Roboter begehen jedoch keine »Gedankenlosigkeiten«, sie handeln nur logisch – und so kommt es, dass der Roboterkommandant der Venusfestung nach Thoras und Rhodans »unangemeldeten« Einflügen die GEHEIMSCHALTUNG X auslöst, die den Planeten hermetisch abriegelt ...
Perry Rhodan – Der Herr der Dritten Macht ist zum Gefangenen der Venus geworden.
John Marshall und Son Okura – Perry Rhodans Mitgefangene.
Reginald Bull – Er bekommt mit seinem Chef keine Verbindung mehr.
Thora – Ihre unüberlegte Flucht von der Erde endet in einem Fiasko.
Tako Kakuta – Seine teleportativen Fähigkeiten sind Bulls letzte Hoffnung.

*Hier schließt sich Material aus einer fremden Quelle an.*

diff --git a/dino_amd/csrc/api.hip b/dino_amd/csrc/api.hip
--- a/dino_amd/csrc/api.hip
+++ b/dino_amd/csrc/api.hip
@@ -186,6 +186,7 @@
                 h->wbuf_bytes = h->pos_cap = 0;
                 h->tws_B = h->tws_H = h->tws_W = h->tr_B = -1;
                 h->packed.clear();
+                h->packed_head = nullptr;
                 h->packed_slab.clear();
                 h->packed_mlp.clear();
                 h->packed_proj.clear();
@@ -289,6 +290,8 @@
         total += (size_t)h->cfg.n_blocks * (align_up((size_t)mlp_fused_pack_elems(Dm, Fh) * sizeof(bf16_t), 256) +
                                             align_up((size_t)mlp_fused_proj_pack_elems(Dm) * sizeof(bf16_t), 256) +
                                             align_up((size_t)mlp_fused_qkv_pack_elems(Dm) * sizeof(bf16_t), 256));
+    const bool head_fusable = h->cfg.head_kind == DINOSEG_HEAD_MLP && head_fused_supported(Dm, h->cfg.n_classes);
+    if (head_fusable) total += align_up((size_t)head_fused_pack_elems(Dm) * sizeof(bf16_t), 256);
     if (total > h->wbuf_bytes) {
         ++h->generation;
         if (h->wbuf) DSEG_CHECK_HIP(hipFree(h->wbuf));
@@ -322,6 +325,14 @@
         }
     }
     DSEG_TRY(launch_multi_pack(jobs.data(), (int)jobs.size(), s));
+    h->packed_head = nullptr;
+    if (head_fusable) {
+        h->packed_head = reinterpret_cast<bf16_t*>(h->wbuf + off);
+        off += align_up((size_t)head_fused_pack_elems(Dm) * sizeof(bf16_t), 256);
+        const PackedLinear& l1 = h->packed.at("clf.layer_1.weight");
+        const PackedLinear& l2 = h->packed.at("clf.layer_2.weight");
+        DSEG_TRY(launch_pack_head_fused(l1.w, l1.plane, l2.w, l2.plane, Dm, h->packed_head, s));
+    }
     h->packed_mlp.clear();
     h->packed_proj.clear();
     h->packed_qkvf.clear();
@@ -813,6 +824,18 @@
         return launch_layernorm(X, W(h, "dino.norm.weight"), W(h, "dino.norm.bias"), c.ln_eps, L.M, D, nullptr, 0, 1, mreq->feat_out, 0,
                                 L.ntok, s);
 
+    if (h->packed_head) {
+        HeadFusedParams g = {};
+        g.X = X; g.gamma = W(h, "dino.norm.weight"); g.beta = W(h, "dino.norm.bias"); g.eps = c.ln_eps;
+        g.ntok = L.ntok; g.Mp = L.Mp; g.D = D;
+        g.Wf = h->packed_head;
+        g.b1 = h->packed.at("clf.layer_1.weight").bias_pad; g.b2 = h->packed.at("clf.layer_2.weight").bias_pad;
+        g.W3 = W(h, "clf.layer_3.weight"); g.b3 = W(h, "clf.layer_3.bias"); g.C = c.n_classes;
+        g.logp = logp_out ? logp_out : reinterpret_cast<float*>(ws + L.HB); g.amax = argmax_out;
+        DSEG_PROF(DINOSEG_PROF_HEAD, DSEG_TRY(launch_head_fused(g, s, SF)));
+        return 0;
+    }
+
     DSEG_PROF(DINOSEG_PROF_LN, DSEG_TRY(launch_layernorm(X, W(h, "dino.norm.weight"), W(h, "dino.norm.bias"), c.ln_eps, L.M, D, FEAT, L.feat_plane,
                               HP, nullptr, 1, L.ntok, s, SF)));
 
@@ -1436,6 +1459,33 @@
                              reinterpret_cast<hipStream_t>(stream), options().op_fmt);
 }
 
+extern "C" int64_t dinoseg_op_head_fused_pack_elems(int32_t D) { return head_fused_supported(D, 1) ? head_fused_pack_elems(D) : -1; }
+
+extern "C" int dinoseg_op_pack_head_fused(const void* W1p, int64_t w1_plane, const void* W2p, int64_t w2_plane, int32_t D, void* dst,
+                                          void* stream) {
+    if (!W1p || !W2p || !dst) {
+        dinoseg_set_error("dinoseg_op_pack_head_fused: null pointer");
+        return -1;
+    }
+    return launch_pack_head_fused(reinterpret_cast<const bf16_t*>(W1p), w1_plane, reinterpret_cast<const bf16_t*>(W2p), w2_plane, D,
+                                  reinterpret_cast<bf16_t*>(dst), reinterpret_cast<hipStream_t>(stream));
+}
+
+extern "C" int dinoseg_op_head_fused(const float* x, const float* gamma, const float* beta, float eps, int32_t B, int32_t ntok, int32_t D,
+                                     const void* Wf, const float* b1, const float* b2, const float* W3, const float* b3, int32_t C,
+                                     float* logp, int32_t* argmax, void* stream) {
+    if (!x || !gamma || !beta || !Wf || !b1 || !b2 || !W3 || !b3 || !logp || B <= 0 || ntok < 2) {
+        dinoseg_set_error("dinoseg_op_head_fused: bad argument");
+        return -1;
+    }
+    HeadFusedParams g = {};
+    g.X = x; g.gamma = gamma; g.beta = beta; g.eps = eps;
+    g.ntok = ntok; g.Mp = B * (ntok - 1); g.D = D;
+    g.Wf = reinterpret_cast<const bf16_t*>(Wf); g.b1 = b1; g.b2 = b2; g.W3 = W3; g.b3 = b3; g.C = C;
+    g.logp = logp; g.amax = argmax;
+    return launch_head_fused(g, reinterpret_cast<hipStream_t>(stream), options().op_fmt);
+}
+
 extern "C" int dinoseg_op_head_wide(const void* in, int64_t in_plane, int32_t ld, int32_t M, int32_t K, const void* Wp, int64_t w_plane,
                                     const float* b, int32_t C, float* logp, int32_t* argmax, void* stream) {
     return launch_head_wide(reinterpret_cast<const bf16_t*>(in), in_plane, ld, M, K, reinterpret_cast<const bf16_t*>(Wp), w_plane, b, C,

General Tomisenkow – Ein Divisionskommandeur ohne Division.
Oberst Raskujan
»Und wenn Sie sich auf den Kopf stellen, meine Herren!«, erklärte Reginald Bull nach einer ermüdenden Diskussion. »Wir kehren nicht zur Erde zurück. Wir bleiben vielmehr auf dieser Satellitenbahn um die Venus. Habe ich mich klar genug ausgedrückt?«
Die wenigen Männer im Kommandoraum nickten. Keiner von ihnen zeigte allerdings die geringste Spur von Begeisterung über den offenbar hirnverbrannten Entschluss ihres Captains. Sie fügten sich, weil Bull zu bestimmen hatte. Und jeder im Mutantenkorps wusste, dass auch scheinbar sinnlose Befehle auszuführen waren.
Bully, wie sich Reginald Bull selbst gern nennen hörte, war als Kommandant von Perry Rhodans geheimem Mutantenkorps eine derart exponierte Persönlichkeit, dass er sich Fehlschläge einfach nicht leisten durfte.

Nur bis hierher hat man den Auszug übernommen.